# Chicagoland October - In Person and Virtual - All Welcome October 16



## mg_dreyer (Oct 5, 2021)

Next Saturday (October 16) the Chicagoland IAP Club will most likely be having it’s last virtual meeting – we have the ok to start meeting in person again and looking forward to December where we will be only live, back at our Rockler store in Bolingbrook Illinois. We cannot wait.

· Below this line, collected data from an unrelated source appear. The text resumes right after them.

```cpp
template <typename T, typename Pack>
static int upload_packed(float** d, size_t count, Pack pack) {
    std::vector<T> packed(count);
    pack(packed.data());
    TD_TRY(dev_alloc((T**)d, count));
    TD_HIP(hipMemcpy(*d, packed.data(), count * sizeof(T), hipMemcpyHostToDevice));
    return 0;
}
static int upload_conv(ConvLayer& L, const std::vector<float>& w, const std::vector<float>& b) {
    typedef unsigned short bf16;
    const int Cout = L.Cout, Cin = L.Cin, KS = L.KS, stem_kind = L.stem_rows() ? 2 : L.stem ? 1 : 0;
    const size_t tile_image = (size_t)L.nsteps * 8 * L.CoutPad * 4;
    if (L.route == CR_WINO) {
        const int nb = (L.wino + 2) * (L.wino + 2);
        std::vector<std::vector<float>> U;
        wino_transform_weights(w.data(), Cout, Cin, L.wino, U);
        const size_t per = L.gemm == GK_B3 ? gemm_b3_packed_bytes(Cin, Cout) / 2 : tile_image;
        if (L.gemm == GK_B3) TD_TRY(upload_packed<bf16>(&L.d_wp, nb * per, [&](bf16* p) { for (int bi = 0; bi < nb; ++bi) gemm_b3_pack(U[bi].data(), Cout, Cin, p + bi * per); }));
        else TD_TRY(upload_packed<float>(&L.d_wp, nb * per, [&](float* p) { for (int bi = 0; bi < nb; ++bi) conv_pack_weights(U[bi].data(), Cout, Cin, 1, 0, L.tile, p + bi * per); }));
    } else if (L.route == CR_STEM_H)
        TD_TRY(upload_packed<_Float16>(&L.d_wp, 2 * tile_image, [&](_Float16* p) { conv_pack_weights_stem_h(w.data(), Cout, L.tile, p); }));
    else if (L.h16())
        TD_TRY(upload_packed<_Float16>(&L.d_wp, 2 * tile_image, [&](_Float16* p) { conv_pack_weights_h(w.data(), Cout, Cin, KS, L.tile, p); }));
    else if (L.route == CR_GEMM1X1 && L.gemm == GK_B3)
        TD_TRY(upload_packed<bf16>(&L.d_wp, gemm_b3_packed_bytes(Cin, Cout) / 2, [&](bf16* p) { gemm_b3_pack(w.data(), Cout, Cin, p); }));
    else if (L.route == CR_ADIRECT_B3 || L.route == CR_ADIRECT_ROWS_B3)
        TD_TRY(upload_packed<bf16>(&L.d_wp, conv_adb3_packed_bytes(Cout, Cin, KS, stem_kind) / 2, [&](bf16* p) { conv_pack_weights_adb3(w.data(), Cout, Cin, KS, p, stem_kind); }));
    else
        TD_TRY(upload_packed<float>(&L.d_wp, tile_image, [&](float* p) { conv_pack_weights(w.data(), Cout, Cin, KS, stem_kind, L.tile, p); }));
    TD_TRY(upload(&L.d_bias, b.empty() ? std::vector<float>(Cout, 0.f) : b));
    if (L.wino) TD_TRY(upload(&L.d_zero, std::vector<float>(Cout, 0.f)));
    return 0;
}
static void free_conv_layer(ConvLayer& L) {
    if (L.d_wp) hipFree(L.d_wp);
    if (L.d_bias) hipFree(L.d_bias);
    if (L.d_zero) hipFree(L.d_zero);
    L.d_wp = L.d_bias = L.d_zero = nullptr;
}
static void add_bn(std::map<std::string, size_t>& e, const std::string& pre, int c) {
    e[pre + ".weight"] = c; e[pre + ".bias"] = c; e[pre + ".running_mean"] = c; e[pre + ".running_var"] = c;
    e[pre + ".num_batches_tracked"] = 1;
}
static std::vector<std::string> atn_module_names(int model) {
    if (model == 4) return {"atn1_2", "atn1_3", "atn1_4", "atn2_1", "atn2_3", "atn2_4", "atn3_1", "atn3_2", "atn3_4", "atn4_1", "atn4_2", "atn4_3"};
    return {"atn1", "atn2"};
}
static std::vector<std::string> atn_order(int model, int p) {
    if (model == 2) return {p == 0 ? "atn1" : "atn2"};
    static const char* t[4][3] = {{"atn1_2", "atn1_3", "atn1_4"}, {"atn2_3", "atn2_4", "atn2_1"},
                                  {"atn3_4", "atn3_1", "atn3_2"}, {"atn4_1", "atn4_2", "atn4_3"}};
    return {t[p][0], t[p][1], t[p][2]};
}
static void build_expected(tdnet* n) {
    auto& e = n->expected;
    char b[160];
    for (int p = 1; p <= n->P; ++p) {
        snprintf(b, sizeof(b), "pretrained%d", p);
        std::string pre = n->cfg.model == 1 ? std::string("pretrained") : std::string(b);
        if (n->deep) {
            e[pre + ".conv1.0.weight"] = 64 * 3 * 9; add_bn(e, pre + ".conv1.1", 64);
            e[pre + ".conv1.3.weight"] = 64 * 64 * 9; add_bn(e, pre + ".conv1.4", 64);
            e[pre + ".conv1.6.weight"] = 128 * 64 * 9; add_bn(e, pre + ".bn1", 128);
        } else {
            e[pre + ".conv1.weight"] = 64 * 3 * 49;
            add_bn(e, pre + ".bn1", 64);
        }
        for (auto& s : n->bspec) {
            std::string bp = pre + "." + s.name;
            if (s.bott) {
                e[bp + ".conv1.weight"] = (size_t)s.planes * s.cin; add_bn(e, bp + ".bn1", s.planes);
                e[bp + ".conv2.weight"] = (size_t)s.planes * s.planes * 9; add_bn(e, bp + ".bn2", s.planes);
// ... 373 lines not shown
```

We are opening this meeting to everyone – because it is *really a cannot miss*. John Underhill (JohnU) will be giving a special demo of his casting system and how he makes some of the best blanks I think we all agree – we have seen. John will be focusing on his vertical casting method with emphasis on label casting. You don’t want to miss being the first to see his complete solution to casting. This is really a cannot miss.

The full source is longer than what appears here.